■ What to do:
For the records below, report how many lines include the word "blockIdx". Only the number should appear.

■ Collected data entries:
+int fp_op_head_ln1(int M, const void* x, const void* w, const float* bias, const void* res, const float* gamma,
+                   const float* beta, void* out, void* stream) {
+  FP_REQUIRE(M > 0, "fp_op_head_ln1: M = %d", M);
+  fp::HeadLnArgs a = head_args(M, x, w, bias, res, gamma, beta);
+  a.out = reinterpret_cast<__half*>(out);
+  return fp::head_ln1_launch(a, reinterpret_cast<cudaStream_t>(stream));
+}
+
+int fp_op_head_readout(int N, int T, const void* x, const void* w, const float* bias, const void* res, const float* gamma,
+                       const float* beta, const float* fin_w, const float* fin_b, float* tok_ws, float* head_out,
+                       void* stream) {
+  FP_REQUIRE(N > 0 && T > 0, "fp_op_head_readout: N = %d, T = %d", N, T);
+  fp::HeadLnArgs a = head_args(N * T, x, w, bias, res, gamma, beta);
+  a.fin_w = fin_w;
+  a.tok_out = tok_ws;
+  return fp::head_readout_launch(a, fin_b, head_out, N, T, reinterpret_cast<cudaStream_t>(stream));
+}
+
+int fp_op_layernorm(const void* x, void* y, const float* gamma, const float* beta, int rows, void* stream) {
+  FP_REQUIRE(x && y && gamma && beta, "fp_op_layernorm: null argument");
+  return fp::layernorm_launch(reinterpret_cast<const __half*>(x), reinterpret_cast<__half*>(y), gamma, beta, rows,
+                              reinterpret_cast<cudaStream_t>(stream));
+}
+
+int fp_op_head_final(const void* x, const float* gamma, const float* beta, const float* fin_w, const float* fin_b,
+                     float* head_out, int N, int T, void* stream) {
+  FP_REQUIRE(x && gamma && beta && fin_w && fin_b && head_out, "fp_op_head_final: null argument");
+  return fp::head_final_launch(reinterpret_cast<const __half*>(x), gamma, beta, fin_w, fin_b, head_out, N, T, 3,
+                               reinterpret_cast<cudaStream_t>(stream));
+}
+
 static fp::GemmLayer to_gemm_layer(const fp_gemm_layer_t* l) {
   fp::GemmLayer L;
   L.kind = l->kind;
diff --git a/foundationpose_b200/csrc/fp_attn.cuh b/foundationpose_b200/csrc/fp_attn.cuh
--- a/foundationpose_b200/csrc/fp_attn.cuh
+++ b/foundationpose_b200/csrc/fp_attn.cuh
@@ -23,6 +23,21 @@
 int layernorm_launch(const __half* x, __half* y, const float* gamma, const float* beta, int rows, cudaStream_t stream);
 int head_final_launch(const __half* x, const float* gamma, const float* beta, const float* w, const float* bias,
                       float* out, int B, int T, int out_dim, cudaStream_t stream);
+struct HeadLnArgs {
+  int M;
+  const __half* x;
+  const __half* w;
+  const float* bias;
+  const __half* res;
+  const float* gamma;
+  const float* beta;
+  __half* out;
+  const float* fin_w;
+  float* tok_out;
+};
+int head_ln1_launch(const HeadLnArgs& a, cudaStream_t stream);
+int head_readout_launch(const HeadLnArgs& a, const float* fin_b, float* head_out, int N, int T, cudaStream_t stream);
+
 int token_mean_proj_launch(const __half* x, const float* w_f32, const float* bias, float* mean_ws, float* out, int B, int T,
                            cudaStream_t stream);
 
diff --git a/foundationpose_b200/csrc/fp_common.cuh b/foundationpose_b200/csrc/fp_common.cuh
--- a/foundationpose_b200/csrc/fp_common.cuh
+++ b/foundationpose_b200/csrc/fp_common.cuh
@@ -132,6 +132,12 @@
                "r"(smem_u32(src)), "r"(c0), "r"(c1), "r"(c2), "r"(c3), "r"(c4)
                : "memory");
 }
+__device__ __forceinline__ void tma_store_2d(const CUtensorMap* map, const void* src, int c0, int c1) {
+  asm volatile("cp.async.bulk.tensor.2d.global.shared::cta.bulk_group [%0, {%2, %3}], [%1];" ::"l"(
+                   reinterpret_cast<uint64_t>(map)),
+               "r"(smem_u32(src)), "r"(c0), "r"(c1)
+               : "memory");
+}
 __device__ __forceinline__ void tma_prefetch_desc(const CUtensorMap* map) {
   asm volatile("prefetch.tensormap [%0];" ::"l"(reinterpret_cast<uint64_t>(map)) : "memory");
 }
diff --git a/foundationpose_b200/csrc/fp_head.cu b/foundationpose_b200/csrc/fp_head.cu
--- /dev/null
+++ b/foundationpose_b200/csrc/fp_head.cu
@@ -0,0 +1,353 @@
+#include "fp_attn.cuh"
+#include "fp_common.cuh"
+#include "fp_gemm.cuh"
+#include "fp_wgmma.cuh"
+
+namespace fp {
+
+int encode_map_f16(CUtensorMap* map, const void* base, int rank, const uint64_t* dims, const uint64_t* strides_bytes,
+                   const uint32_t* box);
+
+#define FP_TRY_HEAD(expr) \
+  do {                    \
+    int _rc = (expr);     \
+    if (_rc) return _rc;  \
+  } while (0)
+
+constexpr int kHeadRows = 64;
+constexpr int kHeadC = 512;
+constexpr int kHeadNumKb = kHeadC / 64;
+constexpr int kHeadThreads = 384;
+constexpr int kHeadABytes = kHeadRows * 64 * 2;
+constexpr int kHeadWBoxBytes = 256 * 64 * 2;
+constexpr int kHeadStageBytes = kHeadABytes + 2 * kHeadWBoxBytes;
+constexpr int kHeadSlabBytes = kHeadRows * 64 * 2;
+constexpr int kHeadSlabs = kHeadC / 64;
+constexpr int kHeadStagingBytes = kHeadSlabs * kHeadSlabBytes;
+constexpr int kHeadRedBytes = 4096;
+constexpr int kHeadOut = 3;
+constexpr int kHeadPrmBytes = (3 + kHeadOut) * kHeadC * 4;
+constexpr int kHeadSmemOptIn = 232448;
+constexpr int kHeadStages = (kHeadSmemOptIn - kHeadStagingBytes - kHeadRedBytes - kHeadPrmBytes - 1024  -
+                             256 ) / kHeadStageBytes;
+constexpr int kHeadSmemBytes =
+    kHeadStages * kHeadStageBytes + kHeadStagingBytes + kHeadRedBytes + kHeadPrmBytes + 1024 + 256;
+static_assert(kHeadStages == 2, "the full-row head tile is planned for two 72 KB ring stages");
+static_assert(kHeadSmemBytes <= kHeadSmemOptIn, "head tile exceeds the 227 KB opt-in shared memory");
+constexpr int kHeadProducerRegs = 40;
+constexpr int kHeadConsumerRegs = 232;
+
+struct HeadLnParams {
+  int M, tiles;
+  const float* bias;
+  const float* gamma;
+  const float* beta;
+  const float* fin_w;
+  float* tok_out;
+  float eps;
+};
+
+template <bool kReadout>
+__global__ void __launch_bounds__(kHeadThreads, 1)
+    head_ln_kernel(const __grid_constant__ CUtensorMap map_a, const __grid_constant__ CUtensorMap map_w,
+                   const __grid_constant__ CUtensorMap map_res, const __grid_constant__ CUtensorMap map_out,
+                   const __grid_constant__ HeadLnParams p) {
+  constexpr int S = kHeadStages;
+  extern __shared__ uint8_t smem_raw[];
+  uint8_t* smem = smem_raw + ((1024u - (smem_u32(smem_raw) & 1023u)) & 1023u);
+  uint8_t* staging = smem + S * kHeadStageBytes;
+  float* red = reinterpret_cast<float*>(staging + kHeadStagingBytes);
+  float* red_sum = red;
+  float* red_sq = red + 128;
+  float* red_o = red + 256;
+  float* prm = reinterpret_cast<float*>(staging + kHeadStagingBytes + kHeadRedBytes);
+  float* bias_s = prm;
+  float* gamma_s = prm + kHeadC;
+  float* beta_s = prm + 2 * kHeadC;
+  float* finw_s = prm + 3 * kHeadC;
+  uint64_t* bars = reinterpret_cast<uint64_t*>(staging + kHeadStagingBytes + kHeadRedBytes + kHeadPrmBytes);
+  uint64_t* full = bars;
+  uint64_t* empty = bars + S;
+  uint64_t* res_full = bars + 2 * S;
+
+  if (threadIdx.x == 0) {
+    tma_prefetch_desc(&map_a);
+    tma_prefetch_desc(&map_w);
+    tma_prefetch_desc(&map_res);
+    if (!kReadout) tma_prefetch_desc(&map_out);
+    for (int s = 0; s < S; ++s) {
+      mbar_init(&full[s], 1);
+      mbar_init(&empty[s], 256);
+    }
+    mbar_init(res_full, 1);
+    mbar_fence_init();
+  }
+  __syncthreads();
+  pdl_trigger();
+  pdl_wait();
+
+  if (threadIdx.x < 128) {
+    regs_release<kHeadProducerRegs>();
+    if (threadIdx.x == 0) {
+      int stage = 0, phase = 0;
+      for (int t = blockIdx.x; t < p.tiles; t += gridDim.x) {
+        for (int kb = 0; kb < kHeadNumKb; ++kb) {
+          mbar_wait(&empty[stage], phase ^ 1);
+          uint8_t* sa = smem + stage * kHeadStageBytes;
+          mbar_expect_tx(&full[stage], kHeadStageBytes);
+          tma_load_2d(&map_a, &full[stage], sa, kb * 64, t * kHeadRows);
+          tma_load_2d(&map_w, &full[stage], sa + kHeadABytes, kb * 64, 0);
+          tma_load_2d(&map_w, &full[stage], sa + kHeadABytes + kHeadWBoxBytes, kb * 64, 256);
+          if (++stage == S) {
+            stage = 0;
+            phase ^= 1;
+          }
+        }
+      }
+    }
+    return;
+  }
+
+  regs_acquire<kHeadConsumerRegs>();
+  const int ct = threadIdx.x - 128;
+  const int cw = ct >> 7;
+  const int lane = threadIdx.x & 31;
+  const int r0 = 16 * ((ct >> 5) & 3) + (lane >> 2);
+  const int cq = 2 * (lane & 3);
+  const bool leader = (ct == 0);
+  const int col0 = 256 * cw + cq;
+  for (int i = ct; i < kHeadC; i += 256) {
+    bias_s[i] = p.bias[i];
+    gamma_s[i] = p.gamma[i];
+    beta_s[i] = p.beta[i];
+    if (kReadout)
+      for (int k = 0; k < kHeadOut; ++k) finw_s[k * kHeadC + i] = p.fin_w[k * kHeadC + i];
+  }
+  float acc[128];
+  int stage = 0, phase = 0, it = 0;
+  for (int t = blockIdx.x; t < p.tiles; t += gridDim.x, ++it) {
+    if (!kReadout && leader) asm volatile("cp.async.bulk.wait_group.read 0;" ::: "memory");
+    asm volatile("bar.sync 1, 256;" ::: "memory");
+    if (leader) {
+      mbar_expect_tx(res_full, kHeadStagingBytes);
+      for (int q = 0; q < kHeadSlabs; ++q) tma_load_2d(&map_res, res_full, staging + q * kHeadSlabBytes, 64 * q, t * kHeadRows);
+    }
+
+    int prev = -1;
+    for (int kb = 0; kb < kHeadNumKb; ++kb) {
+      mbar_wait(&full[stage], phase);
+      const uint32_t sa = smem_u32(smem + stage * kHeadStageBytes);
+      const uint64_t da = gmma_desc_sw128(sa);
+      const uint64_t db = gmma_desc_sw128(sa + kHeadABytes + (uint32_t)cw * kHeadWBoxBytes);
+      wgmma_fence();
+#pragma unroll
+      for (int k = 0; k < 4; ++k) Wgmma<256>::ss(acc, da + (uint64_t)(2 * k), db + (uint64_t)(2 * k), (kb > 0 || k > 0) ? 1u : 0u);
+      wgmma_commit();
+      if (prev >= 0) {
+        wgmma_wait<1>();
+        mbar_arrive(&empty[prev]);
+      }
+      prev = stage;
+      if (++stage == S) {
+        stage = 0;
+        phase ^= 1;
+      }
+    }
+    wgmma_wait<0>();
+    fence_regs(acc);
+    mbar_arrive(&empty[prev]);
+
+    mbar_wait(res_full, (uint32_t)(it & 1));
+    float rs[2] = {0.f, 0.f};
+#pragma unroll
+    for (int j = 0; j < 32; ++j) {
+      const float2 bb = *reinterpret_cast<const float2*>(bias_s + col0 + 8 * j);
+      const uint8_t* slab = staging + (4 * cw + (j >> 3)) * kHeadSlabBytes;
+#pragma unroll
+      for (int h = 0; h < 2; ++h) {
+        const int row = r0 + 8 * h;
+        const __half2 rh = *reinterpret_cast<const __half2*>(slab + row * 128 + (((uint32_t)(j & 7) ^ (uint32_t)(row & 7)) << 4) + cq * 2);
+        const float2 r = __half22float2(rh);
+        float a0 = acc[4 * j + 2 * h] + bb.x, a1 = acc[4 * j + 2 * h + 1] + bb.y;
+        a0 += r.x;
+        a1 += r.y;
+        const float2 v = __half22float2(__floats2half2_rn(a0, a1));
+        acc[4 * j + 2 * h] = v.x;
+        acc[4 * j + 2 * h + 1] = v.y;
+        rs[h] += v.x;
+        rs[h] += v.y;
+      }
+    }
+    float mean[2], rstd[2];
+#pragma unroll
+    for (int h = 0; h < 2; ++h) {
+      rs[h] += __shfl_xor_sync(0xffffffffu, rs[h], 1);
+      rs[h] += __shfl_xor_sync(0xffffffffu, rs[h], 2);
+      if ((lane & 3) == 0) red_sum[cw * 64 + r0 + 8 * h] = rs[h];
+    }
+    asm volatile("bar.sync 1, 256;" ::: "memory");
+    float qs[2] = {0.f, 0.f};
+#pragma unroll
+    for (int h = 0; h < 2; ++h) mean[h] = (red_sum[r0 + 8 * h] + red_sum[64 + r0 + 8 * h]) * (1.f / 512.f);
+#pragma unroll
+    for (int j = 0; j < 32; ++j)
+#pragma unroll
+      for (int h = 0; h < 2; ++h)
+#pragma unroll
+        for (int e = 0; e < 2; ++e) {
+          const float d = acc[4 * j + 2 * h + e] - mean[h];
+          qs[h] += d * d;
+        }
+#pragma unroll
+    for (int h = 0; h < 2; ++h) {
+      qs[h] += __shfl_xor_sync(0xffffffffu, qs[h], 1);
+      qs[h] += __shfl_xor_sync(0xffffffffu, qs[h], 2);
+      if ((lane & 3) == 0) red_sq[cw * 64 + r0 + 8 * h] = qs[h];
+    }
+    asm volatile("bar.sync 1, 256;" ::: "memory");
+#pragma unroll
+    for (int h = 0; h < 2; ++h)
+      rstd[h] = rsqrtf((red_sq[r0 + 8 * h] + red_sq[64 + r0 + 8 * h]) * (1.f / 512.f) + p.eps);
+
+    if constexpr (!kReadout) {
+#pragma unroll
+      for (int j = 0; j < 32; ++j) {
+        const float2 g = *reinterpret_cast<const float2*>(gamma_s + col0 + 8 * j);
+        const float2 b = *reinterpret_cast<const float2*>(beta_s + col0 + 8 * j);
+        uint8_t* slab = staging + (4 * cw + (j >> 3)) * kHeadSlabBytes;
+#pragma unroll
+        for (int h = 0; h < 2; ++h) {
+          const int row = r0 + 8 * h;
+          const float y0 = (acc[4 * j + 2 * h] - mean[h]) * rstd[h] * g.x + b.x;
+          const float y1 = (acc[4 * j + 2 * h + 1] - mean[h]) * rstd[h] * g.y + b.y;
+          *reinterpret_cast<uint32_t*>(slab + row * 128 + (((uint32_t)(j & 7) ^ (uint32_t)(row & 7)) << 4) + cq * 2) =
+              pack_half2(y0, y1);
+        }
+      }
+      asm volatile("fence.proxy.async.shared::cta;" ::: "memory");
+      asm volatile("bar.sync 1, 256;" ::: "memory");
+      if (leader) {
+        for (int q = 0; q < kHeadSlabs; ++q) tma_store_2d(&map_out, staging + q * kHeadSlabBytes, 64 * q, t * kHeadRows);
+        asm volatile("cp.async.bulk.commit_group;" ::: "memory");
+      }
+    } else {
+      float o[2][kHeadOut];
+#pragma unroll
+      for (int h = 0; h < 2; ++h)
+#pragma unroll
+        for (int k = 0; k < kHeadOut; ++k) o[h][k] = 0.f;
+#pragma unroll
+      for (int j = 0; j < 32; ++j) {
+        const float2 g = *reinterpret_cast<const float2*>(gamma_s + col0 + 8 * j);
+        const float2 b = *reinterpret_cast<const float2*>(beta_s + col0 + 8 * j);
+        float2 w[kHeadOut];
+#pragma unroll
+        for (int k = 0; k < kHeadOut; ++k) w[k] = *reinterpret_cast<const float2*>(finw_s + k * kHeadC + col0 + 8 * j);
+#pragma unroll
+        for (int h = 0; h < 2; ++h) {
+          const float y0 = (acc[4 * j + 2 * h] - mean[h]) * rstd[h] * g.x + b.x;
+          const float y1 = (acc[4 * j + 2 * h + 1] - mean[h]) * rstd[h] * g.y + b.y;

■ Task answer:
2